Britain’s automotive industry is alive and well contrary to the poor September new car registrations, says Professor Garel Rhys, director of the Centre for Automotive Industry Research.

Speaking at a South Wales seminar held to look at the future of the UK automotive industry, Prof Rhys stressed that 28% of UK car plants’ output was bought in Britain and that over 72% was exported.

"The automotive industry accounts for 9.5% of UK exports by value and the UK factories turn out 3% of the global production and 9% of European production. It is the foreign buyer who keeps the UK factories going, not the home market," added Prof Rhys.

Nissan in Sunderland, Toyota in Derby and Honda in Swindon are the top three car plants in Europe and respected in other parts of the continent.

Even so, annual UK registrations of 2.5m are the fourth largest in the world and by 2010 it is possible the home market will hit 3m. With cars now surviving longer and about 500,000 being added each year, the total pool of cars in the UK could hit 30m by the end of next year.

"The motor industry in Britain has strength in making light medium cars, sports utility vehicles, specialist vehicles and petrol and diesel engines. What is needed is to improve the UK content of the vehicles and engines made in Britain," Prof Rhys said.

Prof Rhys added that if Britain was to keep ahead of competitors it must lead in testing and technology. He urged major suppliers at the seminar to spend more on research and development to give added value to the products.

He said, "There are problems but the industry is far from dead and the only question is what will it look like a few years from now? There are signs for hope."

Arthur Maher, of J D Power, told the audience at the Corus Port Talbot plant, that European car makers had taken steps to radically reduce over capacity in the last 12 months. But, even so there were likely to be about six million more cars made than sold by 2012 and that meant 15 car plants could close without affecting sales.

"This problem is getting worse rather than better," he said. "Consumer choice is accelerating.
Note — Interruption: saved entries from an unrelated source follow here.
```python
_P = ctypes.c_void_p
_I = ctypes.c_int
_U = ctypes.c_uint
_SIGS = {
    "rmd_pyramid_describe": (_I, [_I, _I, _I, _I, _I, ctypes.POINTER(PyramidDesc)]),
    "rmd_pyramid_describe_layout": (_I, [_I, _I, _I, _I, _I, _I, ctypes.POINTER(PyramidDesc)]),
    "rmd_pyramid_describe_for": (_I, [_I, _I, _I, _I, _I, _I, _I, ctypes.POINTER(PyramidDesc)]),
    "rmd_corr_pyramid_workspace_bytes": (ctypes.c_size_t, [ctypes.POINTER(PyramidDesc), _I, _I]),
    "rmd_corr_pyramid": (_I, [_P, _P, _I, ctypes.c_float, ctypes.POINTER(PyramidDesc), _I, _P, _P, _P]),
    "rmd_corr_lookup": (_I, [_P, ctypes.POINTER(PyramidDesc), _P, _I, _U, _P, _P]),
    "rmd_corr_gemm_kernel": (ctypes.c_char_p, [ctypes.POINTER(PyramidDesc), _I, _I]),
    "rmd_corr_prepare": (_I, [_P, _P, _I, ctypes.c_float, ctypes.POINTER(PyramidDesc), _I, _P, _P]),
    "rmd_corr_pyramid_prepared": (_I, [_I, ctypes.c_float, ctypes.POINTER(PyramidDesc), _I, _P, _P, _P]),
    "rmd_corr_otf_workspace_bytes": (ctypes.c_size_t, [_I] * 6),
    "rmd_corr_otf_prepare": (_I, [_P, _P] + [_I] * 5 + [ctypes.c_float, _I, _P, _P]),
    "rmd_corr_otf_lookup": (_I, [_P] + [_I] * 6 + [_P, _I, _U, _P, _P]),
    "rmd_corr_otf_record_bytes": (ctypes.c_size_t, [_I] * 5),
    "rmd_corr_otf_record": (_I, [_P, _P] + [_I] * 5 + [_U, _P, _P]),
    "rmd_corr_otf_backward_workspace_bytes": (ctypes.c_size_t, [_I] * 6),
    "rmd_corr_otf_backward": (_I, [_P, _P, _P] + [_I] * 5 + [ctypes.c_float, _I, _I, _I, ctypes.POINTER(_P), _P, _P,
                                                               _P, _P]),
    "rmd_corr_grad_targets": (ctypes.c_longlong, [_I, _I, _I]),
    "rmd_corr_lookup_backward": (_I, [_P, ctypes.POINTER(PyramidDesc), _P, _I, _U, _P, _P]),
    "rmd_corr_grad_build": (_I, [ctypes.POINTER(_P), ctypes.POINTER(_P), ctypes.POINTER(_U), _I,
                                 ctypes.POINTER(PyramidDesc), _I, _I, _P, _P]),
    "rmd_corr_grad_build_ex": (_I, [ctypes.POINTER(_P), ctypes.POINTER(_P), ctypes.POINTER(_U), _I,
                                    ctypes.POINTER(PyramidDesc), _I, _I, _I, _P, _P]),
    "rmd_corr_grad_gemm_bf16g": (_I, [_P, ctypes.c_longlong, _P, ctypes.c_longlong, _I, _I, _I, _I, _I, _P, _P, _P]),
    "rmd_corr_pool_targets": (_I, [_P, _I, _I, _I, _I, _I, ctypes.c_float, _P, _P]),
    "rmd_corr_unpool_targets": (_I, [_P, _I, _I, _I, _I, _I, ctypes.c_float, _P, _P]),
    "rmd_corr_grad_gemm_workspace_bytes": (ctypes.c_size_t, [_I, _I, _I, _I]),
    "rmd_corr_grad_gemm": (_I, [_P, ctypes.c_longlong, _P, ctypes.c_longlong, _I, _I, _I, _I, _I, _I, _P, _P, _P]),
    "rmd_dicl_stack": (_I, [_P, _P, _P] + [_I] * 11 + [_P, _P]),
    "rmd_dicl_stack_backward": (_I, [_P, _P] + [_I] * 11 + [_P, _P, _P]),
    "rmd_dicl_stack_kernel": (ctypes.c_char_p, [_I] * 12),
    "rmd_dicl_stack_kernel_list": (ctypes.c_char_p, [_I]),
    "rmd_dicl_stack_int_workspace_bytes": (ctypes.c_size_t, [_I, _I, _I]),
    "rmd_dicl_stack_int": (_I, [_P, _P] + [_I] * 6 + [_P, _P, _P]),
    "rmd_dicl_stack_int_backward": (_I, [_P, _P] + [_I] * 6 + [_P, _P, _P, _P]),
    "rmd_warp_backwards": (_I, [_P, _P, _I, _I, _I, _I, ctypes.c_float, _P, _P, _P]),
    "rmd_warp_backwards_backward": (_I, [_P, _P, _I, _I, _I, _I, ctypes.c_float, _P, _P]),
    "rmd_dicl_stack_int_warped_workspace_bytes": (ctypes.c_size_t, [_I, _I, _I, _I]),
    "rmd_dicl_stack_int_warped": (_I, [_P, _P, _P] + [_I] * 6 + [_P, _P, _P]),
    "rmd_dicl_stack_int_warped_backward": (_I, [_P, _P, _P] + [_I] * 6 + [_P, _P, _P, _P]),
    "rmd_dap": (_I, [_P, _P, _I, _I, _I, _I, _P, _P]),
    "rmd_dap_weight_grad_workspace_bytes": (ctypes.c_size_t, [_I, _I, _I]),
    "rmd_dap_weight_grad": (_I, [_P, _P, _I, _I, _I, _P, _P, _P]),
    "rmd_input_images": (_I, [_P, _I, _I, _I, _I, ctypes.c_float, ctypes.c_float, ctypes.c_float, ctypes.c_float,
                              _I, _I, _I, _I, _I, _P, _P]),
    "rmd_input_flow": (_I, [_P, _P, _I, _I, _I, _I, _I, _I, _I, ctypes.c_float, _P, _P, _P]),
    "rmd_up8": (_I, [_P, _P, _I, _I, _I, ctypes.c_float, _P, _P]),
    "rmd_up8_workspace_bytes": (ctypes.c_size_t, [_I, _I, _I]),
    "rmd_up8_backward": (_I, [_P, _P, _P, _I, _I, _I, ctypes.c_float, _P, _P, _P, _P]),
    "rmd_softargmax": (_I, [_P, _I, _I, _I, _I, _I, ctypes.c_float, _P, _P]),
    "rmd_softargmax_backward": (_I, [_P, _P, _I, _I, _I, _I, _I, ctypes.c_float, _P, _P]),
    "rmd_dicl_flow_head": (_I, [_P, _P, _I, _I, _I, _I, ctypes.c_float, _P, _P]),
    "rmd_dicl_flow_head_backward": (_I, [_P, _P, _I, _I, _I, _I, ctypes.c_float, _P, _P]),
    "rmd_dicl_match_1x1_supported": (_I, [_I] * 5),
    "rmd_dicl_match_1x1_workspace_bytes": (ctypes.c_size_t, [_I] * 5),
    "rmd_dicl_match_1x1": (_I, [_P, _P, _P] + [_I] * 5 + [_P] * 8 + [_I] * 4 + [_P, _P, _P]),
    "rmd_dicl_match_1x1_backward_supported": (_I, [_I] * 5),
    "rmd_dicl_match_1x1_backward_workspace_bytes": (ctypes.c_size_t, [_I] * 8),
    "rmd_dicl_match_1x1_backward": (_I, [_P] * 4 + [_I] * 5 + [_P] * 7 + [_I] * 4 + [_P] * 12),
    "rmd_sepconv_gru_supported": (_I, [_I] * 2),
    "rmd_sepconv_gru_workspace_bytes": (ctypes.c_size_t, [_I] * 5),
    "rmd_sepconv_gru": (_I, [_P] * 6 + [_I] * 6 + [_P]),
# ... 133 lines not shown
```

Fifteen years ago you had 200 model lines and now there are over 300 model lines, and the rate of growth has gone up from about seven new models a year to 17 annually."

Maher said model life was now an average of 3.5 years but in four years time it is likely to grow to four years as replacement cycles lengthen to cut costs.

Professor Jon King, director of Corus Automotive, said that looking towards 2020 there would be a need for 180 car plants worldwide to meet anticipated demand but the growth would not be in Europe, rather it would be in the Far East and developing world.

China will not be a major exporter of vehicles for the next 15 years but would be making them to fulfill its own home market demands with increasing industrialization changing Chinese society and bringing people from rural to urban areas to work in assembly plants.